Im Kabelverzweiger setzt die Enso sogenannte Vectoringtechnik ein. Diese wertet die vorhandenen Kupferkabel auf, sodass auf den letzten Metern zu den Häusern und an den Häusern selbst keine Bauarbeiten nötig sind. Im Umkreis des Verzweigers ist dann schnelles Internet verfügbar, bis zu 100 MBit pro Sekunde im Download. Den Ausbau des Walddorfer Kabelverzweigers hat das Unternehmen bei der Bundesnetzagentur beantragt und eine Genehmigung erhalten. Dass sie nur den einen Kabelverzweiger in Walddorf angeschlossen hat, hat für das Unternehmen schlicht wirtschaftliche Gründe. „Wir bauen das Internet eigenwirtschaftlich aus“, erklärt Frau Kuba. Das heißt, die Enso erhält keine Fördermittel. Deshalb achtet das Unternehmen natürlich darauf, dass der Ausbau sich auch lohnt, also in dem entsprechenden Gebiet auch genügend Kunden zu erwarten sind. In diesem Falle bot sich der Ausbau an, weil die Enso direkt an das Ebersbacher Netz anknüpfen konnte, das sie ohnehin ausgebaut hatte.

Im Ortsteil Neueibau stellt die Enso bereits seit Anfang 2017 schnelles Internet zur Verfügung – ebenfalls in Teilbereichen und ist mit der Resonanz recht zufrieden. „Wir haben schon 30 Kunden in Neueibau“, sagt Frau Kuba. Inzwischen hätten sich auch einige Walddorfer bereits gemeldet und für das Internet-Angebot der Enso interessiert. Es habe sich wohl herumgesprochen, dass in einigen Straßen des Ortes jetzt schnelles Internet verfügbar ist, vermutet Frau Kuba. In dieser Woche hat die Enso nun auch Briefe an die betreffenden Haushalte in Walddorf verschickt, die das schnelle Internet vom Kabelverzweiger am Grenzweg nutzen könnten, um sie über die neue Möglichkeiten zu informieren.

Alle anderen Walddorfer müssen sich wohl noch etwas gedulden.
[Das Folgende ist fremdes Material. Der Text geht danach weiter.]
static void dense_tile_class(const cn_conv_desc *d, const IgemmArgs &a, int *cls, bool *bm64)
{
    const int waste128 = cn_cdiv(d->Cout, 128) * 128 - d->Cout;
    const int waste64 = cn_cdiv(d->Cout, 64) * 64 - d->Cout;
    const bool narrow = !cn_knobs.narrow && (waste128 - waste64 >= 64);
    *cls = (d->Cout > 64 && !narrow) ? 2 : (d->Cout > 32 ? 1 : 0);
    const long wgs128 = (long)cn_cdiv(a.M, 128) * cn_cdiv(d->Cout, 128) * (a.zparity ? 4 : 1);
    *bm64 = (*cls == 2) && (cn_knobs.bm ? (cn_knobs.bm == 64) : (wgs128 < 1024 && wgs128 != 512));
}

static int dense_ksplit(const cn_conv_desc *d, const IgemmArgs &a)
{
    if (cn_knobs.nosplit || d->out_layout != CN_LAYOUT_NHWC || is_stem(d->Cin, d->in_layout) ||
        a.zparity)
        return 1;
    int cls;
    bool bm64;
    dense_tile_class(d, a, &cls, &bm64);
    const int bm = bm64 ? 64 : 128, bn = cls == 2 ? 128 : (cls == 1 ? 64 : 32);
    return plan_ksplit(a.M, d->Cout, a.KT, bm, bn);
}

static bool is_3x3s1(const cn_conv_desc *d)
{
    return d->KH == 3 && d->KW == 3 && d->stride == 1 && d->pad_h == 1 && d->pad_w == 1 && d->dil == 1 &&
           d->oy_mul == 1 && d->ox_mul == 1 && d->oy_add == 0 && d->ox_add == 0 && d->OH == d->Ho &&
           d->OW == d->Wo;
}

extern "C" int cn_conv2d_res_pitch_supported(const cn_conv_desc *d)
{
    IgemmArgs a = {};
    if (!d || conv_fill_args(d, &a) != CN_OK) return 0;
    if (cn_knobs.nohalo || !is_3x3s1(d) || is_stem(d->Cin, d->in_layout) || d->out_layout != CN_LAYOUT_NHWC) return 0;
    if (d->dtype == CN_DTYPE_F32 && d->Cin == 16 && d->Cout <= 32) return 0;
    if (d->dtype == CN_DTYPE_F32S && (d->flags & CN_CONV_X_PLAIN) && (d->flags & CN_CONV_Y_PLAIN) && d->Cin == 16 &&
        d->Cout <= 32)
        return 0;
    a.in_plain = (d->flags & CN_CONV_X_PLAIN) ? 1 : 0;
    a.out_plain = (d->flags & CN_CONV_Y_PLAIN) ? 1 : 0;
    a.res_plain = (d->flags & CN_CONV_R_PLAIN) ? 1 : 0;
    return dense_ksplit(d, a) > 1 ? 0 : 1;
}

extern "C" size_t cn_conv2d_workspace_bytes(const cn_conv_desc *d)
{
    IgemmArgs a = {};
    if (!d || conv_fill_args(d, &a) != CN_OK) return 0;
    const int s = dense_ksplit(d, a);
    return s > 1 ? (size_t)s * a.M * a.cout_pad * sizeof(float) : 0;
}
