# XiSHEN0220/RANSAC-Flow

Measured on NVIDIA H100. Metric: image-pairs/sec at 480x640, nbIter=1k RANSAC, higher is better.
Workload: dtype f32-grade: fp16 hi/lo split operands and activations (22 significand bits), 3 wgmma MMAs per MAC, fp32 accumulate; fp16-split correlation; fp32/fp64 RANSAC

## Files before the change

### ransac-flow_b200/csrc/gemm_tc.cu

```cuda
#include <cuda.h>
#include <cuda_fp16.h>

#include <climits>
#include <mutex>
#include <unordered_map>

#include "common.cuh"
#include "tc_common.cuh"

namespace rf {

constexpr int K_TF32 = 0, K_F16 = 1, K_SPLIT = 2, K_TF32X3 = 3;
constexpr int MODE_CONV = 0, MODE_CORR = 1;
constexpr int O_F32 = 0, O_F16 = 1, O_SPLIT = 2;
constexpr int WG_THREADS = 288;

struct alignas(64) WgParams {
    CUtensorMap mapA[RF_MAX_IMGS];
    CUtensorMap mapA2[RF_MAX_IMGS];
    CUtensorMap mapY[RF_MAX_IMGS];
    CUtensorMap mapR[RF_MAX_IMGS];
    CUtensorMap mapB;
    CUtensorMap mapBlo;
    int nimg;
    int ntiles;
    int tile_start[RF_MAX_IMGS + 1];
    int tiles_x[RF_MAX_IMGS];
    int tw[RF_MAX_IMGS];
// ... 2 lines not shown
    int R, S, pad, stride, Cin, Cout, relu, round_out;
    int dil;
    int kc1, stride2;
    long long plane;
    const float* bias;
    const void* residual;
    void* y;
    unsigned long long* rowbest;
    unsigned long long* colbest;
    int NA, NB;
};
static_assert(sizeof(WgParams) <= 32764, "kernel parameter space (CUDA 12.1+ large kernel parameters)");

template <int KIND, int BN, int MODE>
struct WgCfg {
    static constexpr int NPL = (KIND == K_SPLIT || KIND == K_TF32X3) ? 2 : 1;
    static constexpr int A_BYTES = NPL * TC_A_BYTES;
    static constexpr int B_PLANE = BN * 128;
    static constexpr int STAGE_BYTES = A_BYTES + NPL * B_PLANE;
    static constexpr bool ONE_CTA = MODE == MODE_CORR || NPL * BN >= 256;
    static constexpr int BUDGET = ONE_CTA ? 200 * 1024 : 100 * 1024;
    static constexpr int STAGES = BUDGET / STAGE_BYTES > 6 ? 6 : BUDGET / STAGE_BYTES;
    static constexpr int CTAS_PER_SM = ONE_CTA ? 1 : 2;
    static constexpr int SMEM_BYTES = STAGES * STAGE_BYTES + 1024  + 256 ;
    static_assert(STAGES >= 2 && SMEM_BYTES <= 227 * 1024, "shared memory");
};

__device__ __forceinline__ __half2 pack_sat(float a, float b) {
    uint32_t r;
    asm("cvt.rn.satfinite.f16x2.f32 %0, %1, %2;" : "=r"(r) : "f"(b), "f"(a));
    return *reinterpret_cast<__half2*>(&r);
}
__device__ __forceinline__ void split2(float a, float b, __half2& hi, __half2& lo) {
    hi = pack_sat(a, b);
    const float2 f = __half22float2(hi);
    lo = pack_sat((a - f.x) * 2048.f, (b - f.y) * 2048.f);
}

template <int KIND, int BN, int NACC>
__device__ __forceinline__ void mma_block(float (&acc)[NACC][BN / 2], uint32_t sa, uint32_t sb) {
// ... 1 lines not shown
#pragma unroll
    for (int k = 0; k < 4; ++k) {
        const uint64_t ah = wg_desc(sa + 32 * k), bh = wg_desc(sb + 32 * k);
        if constexpr (KIND == K_SPLIT || KIND == K_TF32X3) {
            const uint64_t al = wg_desc(sa + TC_A_BYTES + 32 * k), bl = wg_desc(sb + BN * 128 + 32 * k);
            float (&x)[BN / 2] = acc[NACC - 1];
            wgmma<TF32, BN>(x, al, bh);
            wgmma<TF32, BN>(x, ah, bl);
            wgmma<TF32, BN>(acc[0], ah, bh);
        } else {
            wgmma<TF32, BN>(acc[0], ah, bh);
        }
    }
}

template <int KIND, int BN, int MODE, int OUT>
__global__ void __launch_bounds__(WG_THREADS, WgCfg<KIND, BN, MODE>::CTAS_PER_SM)
wg_kernel(const __grid_constant__ WgParams p) {
    using Cfg = WgCfg<KIND, BN, MODE>;
    constexpr int STAGES = Cfg::STAGES;
    constexpr int BK = (KIND == K_TF32 || KIND == K_TF32X3) ? TC_BK : TC_BK_F16;
    constexpr int NACC = KIND == K_SPLIT ? 2 : 1;
    constexpr bool SLOT = MODE == MODE_CONV && OUT != O_F32;
    constexpr int BOX_BYTES = (OUT == O_SPLIT ? 2 : 1) * 128 * 128;
    static_assert(!SLOT || (BN / 64) * BOX_BYTES <= Cfg::STAGE_BYTES, "the output tile fits one stage");
    extern __shared__ uint8_t smem_raw[];
    uint8_t* smem = smem_raw + ((1024u - (smem_u32(smem_raw) & 1023u)) & 1023u);
    uint64_t* full = reinterpret_cast<uint64_t*>(smem + STAGES * Cfg::STAGE_BYTES);
    uint64_t* empty = full + STAGES;
    const int warp = threadIdx.x >> 5, lane = threadIdx.x & 31;
    const int kc = p.Cin / BK;
    const int KI = p.R * p.S * kc;

    const int t_first = MODE == MODE_CORR ? 0 : (int)blockIdx.x;
    const int t_step = MODE == MODE_CORR ? 1 : (int)gridDim.x;
    const int t_end = MODE == MODE_CORR ? 1 : p.ntiles;
    const int nt = (p.Cout + BN - 1) / BN;
    struct Tile { int img, tw, ox0, oy0, n0; };
    auto decode = [&](int t) {
        const int mtile = MODE == MODE_CORR ? (int)blockIdx.y : t / nt;
        const int ntile = MODE == MODE_CORR ? (int)blockIdx.x : t - mtile * nt;
        Tile T;
        T.img = 0;
#pragma unroll
        for (int j = 1; j < RF_MAX_IMGS; ++j) T.img += (j < p.nimg && mtile >= p.tile_start[j]) ? 1 : 0;
        const int tloc = mtile - p.tile_start[T.img];
        T.tw = p.tw[T.img];
        const int tyi = tloc / p.tiles_x[T.img], txi = tloc - tyi * p.tiles_x[T.img];
        T.ox0 = txi * T.tw;
        T.oy0 = tyi * (128 / T.tw);
        T.n0 = ntile * BN;
        return T;
    };
    auto boxes = [&](const Tile& T) { return BN == 64 || T.n0 + 64 >= p.Cout ? 1 : 2; };

    if (threadIdx.x == 0) {
        for (int s = 0; s < STAGES; ++s) { mbar_init(&full[s], 1); mbar_init(&empty[s], 256); }
        fence_barrier_init();
    }
    __syncthreads();

    if (warp == 8) {
        if (lane == 0) {
            tma_prefetch_desc(&p.mapB);
            uint32_t prefetched = 0;
            int st = 0;
            uint32_t ph = 0;
            for (int t = t_first; t < t_end; t += t_step) {
                const Tile T = decode(t);
                if (!((prefetched >> T.img) & 1u)) {
                    prefetched |= 1u << T.img;
                    tma_prefetch_desc(&p.mapA[T.img]);
                    if constexpr (SLOT) {
                        tma_prefetch_desc(&p.mapY[T.img]);
                        if (p.residual) tma_prefetch_desc(&p.mapR[T.img]);
                    }
                }
                for (int it = 0; it < KI; ++it) {
                    mbar_wait(&empty[st], ph ^ 1);
                    uint8_t* sa = smem + st * Cfg::STAGE_BYTES;
                    uint8_t* sb = sa + Cfg::A_BYTES;
                    mbar_expect_tx(&full[st], Cfg::STAGE_BYTES);
                    if constexpr (MODE == MODE_CORR) {
                        const int c0 = it * BK;
                        tma_load_3d(sa, &p.mapA[0], &full[st], c0, T.ox0, 0);
                        tma_load_3d(sa + TC_A_BYTES, &p.mapA2[0], &full[st], c0, T.ox0, 0);
                        tma_load_2d(sb, &p.mapB, &full[st], c0, T.n0);
                        tma_load_2d(sb + Cfg::B_PLANE, &p.mapBlo, &full[st], c0, T.n0);
                    } else {
                        const int tap = it / kc, cc = it - tap * kc;
                        const int r = tap / p.S, s = tap - r * p.S;
                        const int c0 = cc * BK, x = T.ox0 * p.stride + s * p.dil - p.pad, y = T.oy0 * p.stride + r * p.dil - p.pad;
                        const int kcol = tap * p.Cin + c0;
                        if constexpr (KIND == K_SPLIT) {
                            if (cc < p.kc1) tma_load_4d(sa, &p.mapA[T.img], &full[st], c0, x, y, 0);
                            else tma_load_4d(sa, &p.mapA2[T.img], &full[st], (cc - p.kc1) * BK, T.ox0 * p.stride2, T.oy0 * p.stride2, 0);
                            tma_load_3d(sb, &p.mapB, &full[st], kcol, T.n0, 0);
                        } else {
                            tma_load_3d(sa, &p.mapA[T.img], &full[st], c0, x, y);
                            tma_load_2d(sb, &p.mapB, &full[st], kcol, T.n0);
                        }
                    }
                    if (++st == STAGES) { st = 0; ph ^= 1; }
                }
                if constexpr (SLOT) {
                    mbar_wait(&empty[st], ph ^ 1);
                    if (p.residual) {
                        const int nb = boxes(T);
                        uint8_t* slot = smem + st * Cfg::STAGE_BYTES;
                        mbar_expect_tx(&full[st], nb * BOX_BYTES);
                        for (int b = 0; b < nb; ++b) {
                            if constexpr (OUT == O_SPLIT) tma_load_4d(slot + b * BOX_BYTES, &p.mapR[T.img], &full[st], T.n0 + 64 * b, T.ox0, T.oy0, 0);
                            else tma_load_3d(slot + b * BOX_BYTES, &p.mapR[T.img], &full[st], T.n0 + 64 * b, T.ox0, T.oy0);
                        }
                    } else {
                        mbar_arrive(&full[st]);
                    }
                    if (++st == STAGES) { st = 0; ph ^= 1; }
                }
            }
        }
        return;
    }

    const int g = warp >> 2;
    const int rbase = 64 * g + 16 * (warp & 3) + (lane >> 2);
    const int cbase = 2 * (lane & 3);
    auto before = [](int s) { return s == 0 ? STAGES - 1 : s - 1; };
    int st = 0;
    uint32_t ph = 0;
    bool stored = false;
    for (int t = t_first; t < t_end; t += t_step) {
        const Tile T = decode(t);
        float acc[NACC][BN / 2];
#pragma unroll
        for (int a = 0; a < NACC; ++a)
#pragma unroll
            for (int i = 0; i < BN / 2; ++i) acc[a][i] = 0.f;
        for (int it = 0; it < KI; ++it) {
            mbar_wait(&full[st], ph);
            const uint32_t sa = smem_u32(smem + st * Cfg::STAGE_BYTES);
            wg_fence();
            mma_block<KIND, BN, NACC>(acc, sa + g * (64 * 128), sa + Cfg::A_BYTES);
            wg_commit();
            wg_wait<1>();
            if (it > 0) {
                mbar_arrive(&empty[before(st)]);
            } else if (SLOT && stored) {
                if (threadIdx.x == 0) bulk_wait_read();
                mbar_arrive(&empty[before(st)]);
            }
            if (++st == STAGES) { st = 0; ph ^= 1; }
        }
        wg_wait<0>();
#pragma unroll
        for (int a = 0; a < NACC; ++a) wg_fence_regs(acc[a]);
        mbar_arrive(&empty[before(st)]);

        auto value = [&](int i) -> float {
            if constexpr (KIND == K_SPLIT) return fmaf(acc[1][i], 0.00048828125f, acc[0][i]);
            else return acc[0][i];
        };

        if constexpr (SLOT) {
            mbar_wait(&full[st], ph);
            uint8_t* slot = smem + st * Cfg::STAGE_BYTES;
#pragma unroll
            for (int h = 0; h < 2; ++h) {
                const int m = rbase + 8 * h;
#pragma unroll
                for (int j = 0; j < BN / 8; ++j) {
                    const int c = 8 * j + cbase, n = T.n0 + c;
                    if (n >= p.Cout) continue;
                    float v0 = value(4 * j + 2 * h), v1 = value(4 * j + 2 * h + 1);
                    if (p.bias) { v0 += __ldg(p.bias + n); v1 += __ldg(p.bias + n + 1); }
                    uint8_t* e = slot + (c >> 6) * BOX_BYTES + m * 128 + ((((c & 63) >> 3) ^ (m & 7)) << 4) + (c & 7) * 2;
                    if (p.residual) {
                        if constexpr (OUT == O_F16) {
                            const float2 r = __half22float2(*reinterpret_cast<const __half2*>(e));
                            v0 += r.x; v1 += r.y;
                        } else {
// ... 12 lines not shown
                        *reinterpret_cast<__half2*>(e + 128 * 128) = lo;
                    }
                }
            }
            fence_proxy_async();
            asm volatile("bar.sync 1, 256;" ::: "memory");
            if (threadIdx.x == 0) {
                const int nb = boxes(T);
                for (int b = 0; b < nb; ++b) {
                    if constexpr (OUT == O_SPLIT) tma_store_4d(&p.mapY[T.img], slot + b * BOX_BYTES, T.n0 + 64 * b, T.ox0, T.oy0, 0);
                    else tma_store_3d(&p.mapY[T.img], slot + b * BOX_BYTES, T.n0 + 64 * b, T.ox0, T.oy0);
                }
                bulk_commit();
            }
            stored = true;
            if (++st == STAGES) { st = 0; ph ^= 1; }
        } else if constexpr (MODE == MODE_CONV) {
            const int img = T.img, tw = T.tw;
#pragma unroll
            for (int h = 0; h < 2; ++h) {
                const int m = rbase + 8 * h;
                const int py = m / tw, px = m - py * tw;
                const int oy = T.oy0 + py, ox = T.ox0 + px;
                if (oy >= p.Ho[img] || ox >= p.Wo[img]) continue;
                const long long pix = p.out_pix[img] + (long long)oy * p.Wo[img] + ox;
#pragma unroll
                for (int j = 0; j < BN / 8; ++j) {
                    const int n = T.n0 + 8 * j + cbase;
                    if (n >= p.Cout) continue;
                    const bool two = n + 1 < p.Cout;
                    float v0 = value(4 * j + 2 * h), v1 = value(4 * j + 2 * h + 1);
                    if (p.bias) { v0 += __ldg(p.bias + n); if (two) v1 += __ldg(p.bias + n + 1); }
// ... 103 lines not shown
    int Hs[RF_MAX_IMGS], Ws[RF_MAX_IMGS];
    int Ho[RF_MAX_IMGS], Wo[RF_MAX_IMGS];
    long long in_pix[RF_MAX_IMGS], out_pix[RF_MAX_IMGS];
    long long plane;
    const float* x;
    const float* bias;
    __half* y;
};
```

Marten Beckel mit seiner Firma WDSL Oberlausitz hat für die restlichen Walddorfer Kabelverzweiger den Ausbau beantragt und den Zuschlag erhalten. Das bedeutet aber auch, dass er innerhalb eines Jahres ausbauen muss. Das ist nun bald um und noch nichts ist passiert, ärgert sich Bürgermeister Michael Görke (parteilos). Marten Beckel versichert, dass er nach wie vor ausbauen möchte, noch in diesem Jahr, wie er sagt. Allerdings gebe es nun ein Problem, bei dem es bisher noch keine Einigung mit der Gemeinde gegeben habe. Beckel will das Problem nicht genau benennen. Laut Bürgermeister Görke geht es um einen Funk-Standort. Während andere Internetanbieter, wie beispielsweise die Enso, auf Glasfaserkabel setzen, arbeitet Beckel mit Richtfunk. Dazu benötigt er den besagten Standort, um das Signal bis nach Walddorf transportieren zu können. Beckel ist seinerseits verärgert, weil es zu keiner Einigung kommt, wie er den Standort weiternutzen kann.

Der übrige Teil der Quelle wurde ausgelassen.